- Traditional Chinese: 舉起手來：追擊阿多丸
- Simplified Chinese: 举起手来：追击阿多丸
- Hanyu Pinyin: Jǔqǐ Shǒulaí Zhuījī Āduōwán
- Directed by: Feng Xiaoning
- Written by: Feng Xiaoning
- Produced by: Han Sanping
- Starring: Pan Changjiang Guo Da Liu Wei
- Cinematography: Feng Xiaoning Zheng Jie
- Production company: China Film Group Corporation
- Distributed by: China Film Group Corporation
- Release date: September 9, 2010 (China);
- Running time: 98 minutes
- Country: China
- Language: Mandarin

= Track Aduowan =

Track Aduowan is a 2010 Chinese historical comedy film and sequel to Hands Up!. It was directed and written by Feng Xiaoning, and produced by Han Sanping. The film stars Pan Changjiang, Guo Da, and Liu Wei. It based on the Second Sino-Japanese War.

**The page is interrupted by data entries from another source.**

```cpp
static constexpr int P5_MAX_STAGED = 160;
// ... 54 lines not shown
  std::vector<LayerOff> enc, dec;
  std::vector<ParamInfo> table;
  float* P = nullptr; float* G = nullptr; void* S = nullptr;
  const int* lut_enc = nullptr; const int* lut_dec = nullptr; int lut_half = 0;
  uint32_t* rng = nullptr;
  int B = 0, L = 0, T = 0, training = 0, M = 0, Md = 0, Vp = 0;
  int Gt = 1, Bd = 0;
  const float* tgt_w = nullptr;
  const int64_t *ids = nullptr, *ww = nullptr, *mask = nullptr, *labels = nullptr, *out_attn = nullptr;
  std::vector<LayerSave> es, ds;
  void *enc_x0 = nullptr, *enc_xf = nullptr, *enc_out = nullptr; float* enc_rstd_f = nullptr;
  int64_t* dec_ids = nullptr; void *dec_x0 = nullptr, *dec_xf = nullptr, *dec_hn = nullptr; float* dec_rstd_f = nullptr;
  float *logits = nullptr, *lse_tok = nullptr, *ssq_scratch = nullptr;
  float *ce_part = nullptr, *ce_lab = nullptr, *ce_g = nullptr;
  bool ce_free_fwd = false;
  struct ItemLoss {
    bool on = false; P5TrieCe tr = {nullptr, nullptr, nullptr, nullptr, 0, 1.f}; int* state_out = nullptr;
    bool trunc = false; P5TruncCe tc = {0, 1.f}; float* row_cut = nullptr;
    bool head = false; const int* head_tok = nullptr; int Nu = 0, Nup = 0;
    void* head_ws = nullptr; size_t head_ws_bytes = 0;
    void *EU = nullptr, *dlogitsU = nullptr; float *logitsU = nullptr, *dEU = nullptr;
    bool reg = false; const float* ref = nullptr; int ld_ref = 0; float* row_terms = nullptr; float ent_coef = 0.f, kl_coef = 0.f;
    float* terms_out = nullptr;
  };
  ItemLoss il_next, il;
  const float *bw_dH = nullptr, *bw_dKL = nullptr;
  void* Sf = nullptr;
  float *dres_a = nullptr, *dres_b = nullptr, *d_enc = nullptr, *Dvec = nullptr, *dres_cur = nullptr, *rel_partial = nullptr;
  void *dy = nullptr, *dn = nullptr, *dqkv = nullptr, *dO = nullptr, *dh = nullptr, *du = nullptr, *dlogits = nullptr, *dkv = nullptr;
  void *dy2[P5_NSETS] = {}, *dh2[P5_NSETS] = {}, *du2[P5_NSETS] = {}, *dqkv2[P5_NSETS] = {}, *dkv2[P5_NSETS] = {};
// ... 781 lines not shown
  const int nd_ = c.n_dec_layers, ldkv = nd_ * 2 * in;
  {
    hipStream_t ks = e->side ? e->side : s;
    if (e->side) fork_to_side(e, s);
    P5_TRY(linear_fwd<T>(ks, e->enc_out, d, Wc<T>(e, e->dec[0].ca.k), e->ds[0].kv_ca, ldkv, M, 2 * in, d));
#ifndef P5_EMU
    if (e->side) hipEventRecord(e->kv_ev[0], e->side);
#endif
    if (nd_ > 1) {
      P5_TRY(linear_fwd<T>(ks, e->enc_out, d, Wc<T>(e, e->dec[1].ca.k), e->ds[1].kv_ca, ldkv, M, (nd_ - 1) * 2 * in, d));
#ifndef P5_EMU
      if (e->side) hipEventRecord(e->kv_ev[1], e->side);
#endif
    }
  }
  P5_LAUNCH(p5_shift_right_kernel, dim3((Md + 255) / 256), dim3(256), 0, s, e->dec_ids, e->labels, e->Bd, e->T, (int64_t)c.pad_id);
  P5_TRY(P5_KCHECK());
  const bool nf = norm_fused<T>(e);
  P5_LAUNCH((p5_embed_fwd_kernel<T>), dim3((Md + 3) / 4), dim3(256), 0, s, (T*)e->dec_x0, Wc<T>(e, e->off_E), (const T*)nullptr,
            (const int64_t*)e->dec_ids, (const int64_t*)nullptr, Md, d, mk_drop(e, 1, 0, 0), nf ? e->ds[0].ssq_sa : (float*)nullptr);
  P5_TRY(P5_KCHECK());
  for (int i = 0; i < c.n_dec_layers; ++i) {
    const LayerOff& lo = e->dec[i];
    LayerSave& l = e->ds[i];
    void* xnext = (i + 1 < c.n_dec_layers) ? e->ds[i + 1].x_sa : e->dec_xf;
    float* ssq_next = (i + 1 < c.n_dec_layers) ? e->ds[i + 1].ssq_sa : e->ssq_scratch;
    if (nf) {
      P5_TRY(gemm_nf<T>(s, l.x_sa, d, Wnf<T>(e, lo.sa.q), d, l.qkv, 3 * in, Md, 3 * in, d, P5_EPI_STORE, nullptr, 0, no_drop(), l.ssq_sa, c.eps, nullptr, d));
    } else {
      P5_TRY(rmsnorm_fwd<T>(s, l.n_sa, l.rstd_sa, l.x_sa, e->P + lo.sa.ln, Md, d, c.eps, no_drop()));
      P5_TRY(linear_fwd<T>(s, l.n_sa, d, Wc<T>(e, lo.sa.q), l.qkv, 3 * in, Md, 3 * in, d));
    }
    P5AttnArgs a;
    memset(&a, 0, sizeof(a));
    a.Q = l.qkv; a.K = (const T*)l.qkv + in; a.V = (const T*)l.qkv + 2 * in; a.O = l.o_sa; a.lse = l.lse_sa;
// ... 262 lines not shown
    if (e->tr_pending && e->tr_ev) { hipStreamWaitEvent(s, e->tr_ev, 0); hipStreamWaitEvent(e->side ? e->side : s, e->tr_ev, 0); }
#endif
    e->tr_pending = false;
#ifndef P5_EMU
    if (e->zg_pending && e->zg_ev) { hipStreamWaitEvent(s, e->zg_ev, 0); if (e->side) hipStreamWaitEvent(e->side, e->zg_ev, 0); }
#endif
    e->zg_pending = false;
    if (!dnll) P5_REQUIRE(e->out_attn, "backward without dnll needs p5_forward_loss (output_attention mask)");
    struct ItemGradsOnce { P5Engine* e; ~ItemGradsOnce() { e->bw_dH = e->bw_dKL = nullptr; } } item_grads_once{e};
    const float alpha = 1.0f / sqrtf((float)d);
    const bool hd = e->il.on && e->il.head;
    const float* hd_lg = hd ? (const float*)e->il.logitsU : (const float*)e->logits;
    void* hd_dl = hd ? e->il.dlogitsU : e->dlogits;
    const int hd_ld = hd ? e->il.Nup : e->Vp;
    if (e->ce_free_fwd) {
      P5_LAUNCH(p5_ce_gscale_kernel, dim3((Md + 255) / 256), dim3(256), 0, s, e->ce_g, e->labels, dnll, e->out_attn, e->T, 1.0f / (float)e->Bd, Md, e->tgt_w);
      P5_TRY(P5_KCHECK());
      P5GemmArgs g;
      memset(&g, 0, sizeof(g));
      g.A = e->dec_hn; g.B = Wc<T>(e, e->off_E); g.C = e->dlogits; g.M = Md; g.N = c.vocab_size; g.K = d; g.lda = d; g.ldb = d; g.ldc = e->Vp;
      g.epi = P5_EPI_CE_GRAD; g.alpha = alpha; g.drop = no_drop();
      g.ce_labels = e->labels; g.ce_lse = e->lse_tok; g.ce_g = e->ce_g; g.ce_np = (c.vocab_size + 63) / 64;
      P5_TRY(launch_gemm<T>(g, s));
    } else if (e->il.on && e->il.trunc) {
      P5_LAUNCH((p5_trunc_ce_bwd_kernel<T>), dim3(Md), dim3(256), 0, s, (T*)hd_dl, hd_lg, (const float*)e->lse_tok,
                (const float*)e->il.row_cut, e->labels, (const int*)e->ce_lab, (const int*)e->ce_g, dnll, e->il.tr, hd_ld, hd_ld, e->out_attn, e->T,
                1.0f / (float)e->Bd);
      P5_TRY(P5_KCHECK());
    } else if (e->il.on && e->il.reg) {
      const float* rt = e->il.row_terms;
      P5_LAUNCH((p5_trie_reg_bwd_kernel<T>), dim3(Md), dim3(256), 0, s, (T*)hd_dl, hd_lg, e->il.ref, (const float*)e->lse_tok, rt, rt + Md,
                rt + 2 * (size_t)Md, e->labels, (const int*)e->ce_lab, (const int*)e->ce_g, dnll, e->bw_dH, e->bw_dKL, e->il.tr, hd_ld, e->il.ld_ref,
// ... 1780 lines not shown
  else if (!strcmp(name, "gemm_ws")) g_opt_gemm_ws = value;
  else if (!strcmp(name, "gemm_ws128")) g_opt_gemm_ws128 = value;
  else if (!strcmp(name, "gemm_rect")) g_opt_gemm_rect = value;
  else if (!strcmp(name, "gemm_ws128_min_k")) g_opt_gemm_ws128_min_k = value;
  else if (!strcmp(name, "gate_fuse")) g_opt_gate_fuse = value;
  else if (!strcmp(name, "norm_bwd_blocks")) g_opt_norm_bwd_blocks = value;
  else if (!strcmp(name, "norm_bwd_fuse")) g_opt_norm_bwd_fuse = value;
  else if (!strcmp(name, "adam_tiles")) g_opt_adam_tiles = value;
  else if (!strcmp(name, "ce_free")) g_opt_ce_free = value;
  else if (!strcmp(name, "gemm_wide_min_tiles")) g_opt_gemm_wide_min_tiles = value;
  else if (!strcmp(name, "gemm_ring128_min_k")) g_opt_gemm_ring128_min_k = value;
  else if (!strcmp(name, "gemm_ring128_min_tiles")) g_opt_gemm_ring128_min_tiles = value;
  else if (!strcmp(name, "wgrad_wide_min")) g_opt_wgrad_wide_min = value;
  else if (!strcmp(name, "grad_store_first")) g_opt_grad_store_first = value;
  else if (!strcmp(name, "embed_det")) g_opt_embed_det = value;
  else if (!strcmp(name, "g4_nst")) g_opt_g4_nst = value;
  else if (!strcmp(name, "g4_wgs")) g_opt_g4_wgs = value;
  else return fail("p5_set_option: unknown option");
  return 0;
}
int p5_abi_version(void) { return 6; }
int p5_profile_begin(void) {
#ifndef P5_EMU
  P5Prof& p = p5_prof();
  p.recs.clear(); p.used = 0; p.pending_flops = 0.0; p.on = 1;
#else
  p5_emu_prof().recs.clear();
  p5_emu_prof().on = 1;
#endif
  return 0;
// ... 253 lines not shown
                       int B, int L, int T, int G, int training, float* nll_out, void* ws, int64_t ws_bytes, void* stream) {
  P5_REQUIRE(e->P, "engine not bound");
  P5_REQUIRE(B >= 1 && L >= 1 && L <= 512 && T >= 1 && T <= 512, "shape limits: 1 <= L,T <= 512");
  P5_REQUIRE(G >= 1, "targets per user: G >= 1");
  if (G > 1) {
    P5_REQUIRE((int64_t)G * T <= 512, "targets per user: G * T <= 512 (the cross-attention kernels' query limit)");
    P5_REQUIRE((int64_t)B * G * T <= P5_MAX_DEC_ROWS, "targets per user: B * G * T <= 65536 decoder rows");
    P5_REQUIRE((int64_t)B * G * e->c.n_heads <= 65535, "targets per user: B * G * n_heads <= 65535 (a launch grid's y extent)");
  }
  const int64_t need = layout_ws(e, (char*)ws, B, L, T, true, G);
  P5_REQUIRE(ws_bytes >= need, "workspace too small");
  P5_REQUIRE(((uintptr_t)ws % 256) == 0, "workspace must be 256-byte aligned");
  e->B = B; e->Gt = G; e->Bd = B * G; e->L = L; e->T = T; e->M = B * L; e->Md = B * G * T; e->training = training;
  e->Vp = (e->c.vocab_size + 63) / 64 * 64;
  e->ids = input_ids; e->ww = whole_word_ids; e->mask = attention_mask; e->labels = labels; e->out_attn = nullptr; e->tgt_w = nullptr;
  if (training && e->c.dropout > 0.f) P5_REQUIRE(e->rng, "training with dropout needs rng_state");
  e->il = e->il_next;
  e->il_next.on = false;
  e->il.tr.group = G;
  e->il.tr.tw = nullptr;
  if (e->il.on) P5_REQUIRE(nll_out, "item loss: nll_out");
  return e->c.dtype == 1 ? forward_impl<bf16>(e, nll_out, (hipStream_t)stream) : forward_impl<float>(e, nll_out, (hipStream_t)stream);
}
int p5_forward(P5Engine* e, const int64_t* input_ids, const int64_t* whole_word_ids, const int64_t* attention_mask, const int64_t* labels,
               int B, int L, int T, int training, float* nll_out, void* ws, int64_t ws_bytes, void* stream) {
  return p5_forward_targets(e, input_ids, whole_word_ids, attention_mask, labels, B, L, T, 1, training, nll_out, ws, ws_bytes, stream);
}
int p5_forward_loss_targets(P5Engine* e, const int64_t* input_ids, const int64_t* whole_word_ids, const int64_t* attention_mask, const int64_t* labels,
                            const int64_t* output_attention, int B, int L, int T, int G, const float* target_weights, int training, float* nll_out,
                            float* loss_out, void* ws, int64_t ws_bytes, void* stream) {
  P5_REQUIRE(output_attention && loss_out, "null argument");
  P5_TRY(p5_forward_targets(e, input_ids, whole_word_ids, attention_mask, labels, B, L, T, G, training, nll_out, ws, ws_bytes, stream));
  e->out_attn = output_attention;
  e->tgt_w = target_weights;
  e->il.tr.tw = target_weights;
  if (e->il.on && e->il.reg) {
    const float* rt = e->il.row_terms;
    P5_LAUNCH(p5_trie_reg_loss_kernel, dim3(1), dim3(256), 0, (hipStream_t)stream, loss_out, e->il.terms_out, (const float*)nll_out, rt,
              e->il.ref ? rt + e->Md : (const float*)nullptr, output_attention, B * G, T, target_weights, e->il.ent_coef, e->il.kl_coef);
    return P5_KCHECK();
  }
  P5_LAUNCH(p5_masked_mean_kernel, dim3(1), dim3(256), 0, (hipStream_t)stream, loss_out, (const float*)nll_out, output_attention, B * G, T, target_weights);
  return P5_KCHECK();
}
int p5_forward_loss(P5Engine* e, const int64_t* input_ids, const int64_t* whole_word_ids, const int64_t* attention_mask, const int64_t* labels,
                    const int64_t* output_attention, int B, int L, int T, int training, float* nll_out, float* loss_out, void* ws, int64_t ws_bytes,
                    void* stream) {
  return p5_forward_loss_targets(e, input_ids, whole_word_ids, attention_mask, labels, output_attention, B, L, T, 1, nullptr, training, nll_out, loss_out,
                                 ws, ws_bytes, stream);
}
int p5_train_set_item_loss(P5Engine* e, const int* child_off, const int* child_tok, const int* child_node, int n_nodes, const uint32_t* excluded_nodes,
                           int excluded_words, float temperature, int* row_state_out) {
  e->il_next.on = false;
  e->il_next.head = false;
  e->il_next.reg = false;
// ... 1070 lines not shown
                         top_k, top_p, rows, T, ldl, stream);
}
int p5_op_trunc_ce_bwd_cols(int dtype, void* dlogits, const float* logits, const float* lse, const float* row_cut, const int64_t* labels, const int* node,
                            const int* state, const float* dnll, const int* child_off, const int* child_tok, const int* child_node, const int* child_col,
                            const uint32_t* excluded, int excl_words, float temperature, int rows, int T, int ldl, int ldd, const int64_t* out_attn,
                            float gscale, void* stream) {
  P5_REQUIRE(child_col, "trunc_ce_bwd_cols: child_col");
  return op_trunc_ce_bwd(dtype, dlogits, logits, lse, row_cut, labels, node, state, dnll, child_off, child_tok, child_node, child_col, excluded, excl_words,
                         temperature, rows, T, ldl, ldd, out_attn, gscale, stream);
}
int p5_op_masked_mean(float* loss, const float* nll, const int64_t* out_attn, int B, int T, void* stream) {
  P5_REQUIRE(loss && nll && out_attn && B >= 1 && T >= 1, "masked_mean: arguments");
  P5_LAUNCH(p5_masked_mean_kernel, dim3(1), dim3(256), 0, (hipStream_t)stream, loss, nll, out_attn, B, T);
  return P5_KCHECK();
}
int p5_policy_batch(const int64_t* sequences, const int64_t* labels, const int64_t* output_attention, const float* rewards, int B, int S, int Ts, int Tg,
                    int baseline, float policy_coef, float sft_coef, int token_sum, float adv_eps, int with_gold, int pad_id, int eos_id,
                    int64_t* labels_out, int64_t* attention_out, float* rewards_out, float* advantages, float* weights_out, float* user_stats,
                    float* stats, void* stream) {
  P5_REQUIRE(sequences && labels && output_attention, "policy_batch: null input pointer (sequences, labels, output_attention)");
  P5_REQUIRE(labels_out && attention_out && rewards_out && advantages && weights_out && user_stats && stats, "policy_batch: null output pointer");
  P5_REQUIRE(B >= 1 && Ts >= 2 && Tg >= 1 && Tg <= (1 << 24), "policy_batch: shapes B >= 1, Ts >= 2, 1 <= Tg <= 2^24");
  P5_REQUIRE(S >= 1, "policy_batch: S >= 1 draws per user");
  P5_REQUIRE(S <= P5_POLICY_MAX_S, "policy_batch: S <= 1024 draws per user");
  P5_REQUIRE(baseline >= P5_BASELINE_NONE && baseline <= P5_BASELINE_GRPO, "policy_batch: unknown baseline (0 none, 1 mean, 2 loo, 3 grpo)");
  P5_REQUIRE(baseline != P5_BASELINE_LOO || S >= 2, "policy_batch: the loo baseline needs S >= 2");
  P5_REQUIRE(std::isfinite(policy_coef) && std::isfinite(sft_coef) && std::isfinite(adv_eps) && adv_eps >= 0.f, "policy_batch: non-finite coefficient (policy_coef, sft_coef, adv_eps)");
  P5_REQUIRE((token_sum == 0 || token_sum == 1) && (with_gold == 0 || with_gold == 1), "policy_batch: token_sum and with_gold are 0 or 1");
  P5PolicyArgs a;
  a.seq = sequences; a.labels = labels; a.out_attn = output_attention; a.rewards = rewards;
// ... 203 lines not shown
```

It was released in China on September 9, 2010 to commemorate the 65th anniversary of the victory of the Second Sino-Japanese War.

==Cast==
- Pan Changjiang as the Imperial Japanese Army officer.
- Guo Da as the cook Guo, an underground Communist in Aduowan.
- Liu Wei as "Me"/ Mother/ Grandmother, the narrator of the film.

===Other===
- Feng Weiduo as the granddaughter of cook Guo.
- Dai Feifei as Miss Zhao, a Chinese espionage.
- Hu Xiaoguang as the tycoon.
- Yin Guohua as the interpreter of Imperial Japanese Army.
- Bao De as the captain of Eighth Route Army.
- Zhang Xiaoning as an Imperial Japanese Army soldier.
- Stephen as the captain of the United States Navy submarine.

==Release==
It was shown at the 2010 Beijing Film Festival.